Much of the Q3 market, especially women, increasingly don’t see themselves as ‘old’ and don’t feel reflected or understood in many of today’s products, marketing and services. From noisy restaurants and anti-ageing cosmetics, to financial services geared to obsolete life phases and youth-addled tech that thinks the 50+ are the (ancient) past, the powerful midlife consumer is an opportunity waiting to be seized by first-movers who embrace the vast potential of Q3 consumers and recognise their distinct needs and motivations. - Build & Skill Generationally Balanced TALENT
The workforce is ageing and the ratio of talent in Q2 vs Q3 is balancing. A recent BAIN & Co. report showed over a quarter of the workforce in G7 countries will be over 55 by 2031. Pew Research shows the US’ “older workforce” (age 65+) has quadrupled since the mid-1980s while workers 75+ are the fastest-growing workforce segment. Peter Drucker predicted decades ago that generational balance between Q2 and Q3 would become the norm – and that Q3ers would have very different needs, priorities and motivators than Q2ers. He has been proven right.
Reports from the World Economic Forum and the OECD are starting to reveal just how unconsciously ageist and unprepared the business world is for this ageing workforce. Recruiting, retaining and developing talent across Q2 and Q3 will not be the same game. Understanding and anticipating the differences will become key to talent management.

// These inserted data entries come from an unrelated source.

# SGI-2022/Latent-Diffusion-Models-for-Shape-SDFs

Hardware: AMD Instinct MI355X
Metric: SDF queries/sec on 256^3 grid (+ DDPM sample steps/sec) (higher is better)
Workload: dtype bf16; 1 GPU; config4: decode B=64 shapes on a 256^3 grid on 1 rank (the whole grid is the one slab: no gather); batch=64, grid=256, latent_dim=256, decoder=DeepSDF 8x512 skip@4, parallelism=zslab1

## Files before the change

latent-diffusion-models-for-shape-sdfs_amd/csrc/decoder_fs.hip:

```cpp
#include "decoder_common.h"

namespace ldm {
namespace {
using namespace dec;

constexpr int kFsD = 4;
constexpr int kFsDefaultV = 2;

constexpr int kFsStep = 2048;
constexpr int kFsAct = 33 * 4 * 1024;
constexpr int kFsRed = 4 * 4 * 64 * 4;
constexpr int kFsWl = 512 * 4;
#ifndef FS_STAMP
#define FS_STAMP 0
#endif
constexpr int kFsStamp = FS_STAMP ? 128 * 8 : 0;
#ifndef FS_ABL
#define FS_ABL 0
#endif
static_assert(FS_ABL == 0 || FS_STAMP, "ablations are diagnostic builds");
constexpr int kFsLds = kFsAct + kFsRed + kFsWl + kFsStamp;
static_assert(kFsLds <= 160 * 1024, "LDS");

__host__ __device__ constexpr int fs_nparts(int S) { return S == 256 ? 15 : 16; }
__host__ __device__ constexpr int fs_nsteps(int S) { return S == 256 ? 384 : 448; }

template <typename T>
__global__ void fs_aux_pack_kernel(const float* __restrict__ beta, const float* __restrict__ wxyz,
                                   int B, T* __restrict__ aux) {
    const int id = blockIdx.x * blockDim.x + threadIdx.x;
    if (id >= B * 4 * 4 * 2 * 64) return;
    const int lane = id & 63;
    const int i = (id >> 6) & 1;
    const int slot = (id >> 7) & 3;
    const int w = (id >> 9) & 3;
    const int b = id >> 11;
    const int li = slot >> 1;
    const int p = slot & 1;
    float v[8] = {0, 0, 0, 0, 0, 0, 0, 0};
    if (lane < 32) {
        const int f = 128 * w + 64 * p + 32 * i + lane;
        const float* wx = wxyz + ((size_t)li * kHidden + f) * 3;
        const float bb = beta[((size_t)b * 2 + li) * kHidden + f];
        const float hi = Elem<T>::round(bb);
        v[0] = wx[0]; v[1] = wx[1]; v[2] = wx[2];
        v[3] = wx[0]; v[4] = wx[1]; v[5] = wx[2];
        v[6] = hi;    v[7] = bb - hi;
    }
    T* o = aux + (size_t)id * 8;
#pragma unroll
    for (int e = 0; e < 8; ++e) o[e] = (T)v[e];
}

struct FArgs {
    const uint8_t* stream;
    const uint8_t* aux;
    const float* w_last;
    const float* xyz;
    float* out;
    float b_last;
    int npts, tiles_per_shape, n_tiles;
    int N, k0;
    float vs, origin;
};

enum FsEpi { FE_NONE = 0, FE_LATE = 1, FE_EARLY = 2, FE_FIN0 = 3, FE_FIN1 = 4 };

struct FSrc {
    bool shape;
    uint32_t off;
    bool none = false;
};

template <int FV>
struct FCtx {
    int lane, wave, h;
    uint32_t voff;
    char* smem;
    __amdgpu_buffer_rsrc_t rw;
    __amdgpu_buffer_rsrc_t ra;
    uint32_t s_beg, s_end;
    uint32_t s_iss;
    uint32_t baux_w;
    uint32_t aux_w;
    uint32_t aux_next;
    u32x4 auxn[2];
    u32x4 ring[kFsD][2];
    u32x4 b[4];
    float part[4];
    float* out;
    int npts, prev_shape, prev_local;
    float b_last;
    unsigned long long* st;
    int st_i;
    bool st_on;
};

template <int FV>
__device__ __forceinline__ void stamp(FCtx<FV>& c) {
    if (FS_STAMP) {
        if (c.st_on && c.lane == 0 && c.st_i < 128) c.st[c.st_i] = __builtin_readcyclecounter();
        ++c.st_i;
    }
}

__device__ __forceinline__ u32x4 bld(__amdgpu_buffer_rsrc_t r, uint32_t voff, uint32_t soff) {
    return __builtin_bit_cast(u32x4, __builtin_amdgcn_raw_buffer_load_b128(r, voff, soff, 0));
}

template <int FV>
__device__ __forceinline__ void load_aux(FCtx<FV>& c, FSrc s) {
    if (s.none) return;
    const __amdgpu_buffer_rsrc_t r = s.shape ? c.ra : c.rw;
    c.auxn[0] = bld(r, c.voff, s.off);
    c.auxn[1] = bld(r, c.voff + 1024u, s.off);
}

__device__ __forceinline__ uint32_t opaque(uint32_t v) {
    asm volatile("" : "+v"(v));
    return v;
}

__device__ __forceinline__ int opaque_s(int v) {
    asm volatile("" : "+s"(v));
    return v;
}

template <int FV>
__device__ __forceinline__ char* lds_at(const FCtx<FV>& c, uint32_t off) {
    return c.smem + (opaque(c.voff) + off);
}
template <int FV>
__device__ __forceinline__ u32x4* act_w(const FCtx<FV>& c, int late) {
    return reinterpret_cast<u32x4*>(lds_at(c, (uint32_t)(late + 4 * c.wave) * 4096u));
}
template <int FV>
__device__ __forceinline__ const f32x4* wl_at(const FCtx<FV>& c, int p, int i) {
    const uint32_t h = opaque(c.voff) >> 9;
    return reinterpret_cast<const f32x4*>(
        c.smem + kFsAct + kFsRed + (((c.wave * 2 + p) * 2 + i) * 2) * 64 + h * 64);
}

template <int FV>
__device__ __forceinline__ float* red_w(const FCtx<FV>& c) {
    return reinterpret_cast<float*>(c.smem + kFsAct + c.wave * 4 * 64 * 4 + (opaque(c.voff) >> 2));
}

__device__ __forceinline__ void fs_bar() {
    if (FS_ABL & 4) return;
    asm volatile("s_waitcnt lgkmcnt(0)\n\ts_barrier" ::: "memory");
}
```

Flexibility in career patterns and shapes are a key requirement. The old linear, upwardly angled career trajectory – and the systems that underpin it - will need redesigning.
The world is ageing and reshaping predictably – and shockingly. It’s not really new, but it’s becoming news. It’s been in the demographic data for years, now it’s climbing onto the headlines, and showing up in your own employee, and customer data – not to mention your pension liabilities. Like climate change, the reality of our demographic future is moving slowly but surely towards us.
What you do with that knowledge will be the key to your organisation’s future success. Seize it as one of the century’s most seismic shifts, and you will have the time and space to respond and delight customers and talent by anticipating their needs and preparing for their new, longer lives and careers.
The five simple steps described here will get the issue onto the agenda in a timely and strategic way. Start smart and avoid some of the predictable distractions and divisiveness that inter-generational conflict can inflame. Humans have been gifted an extra three decades of life expectancy. Leading companies will help us figure out how to get the best out of these bonus years. And their bottom lines will benefit.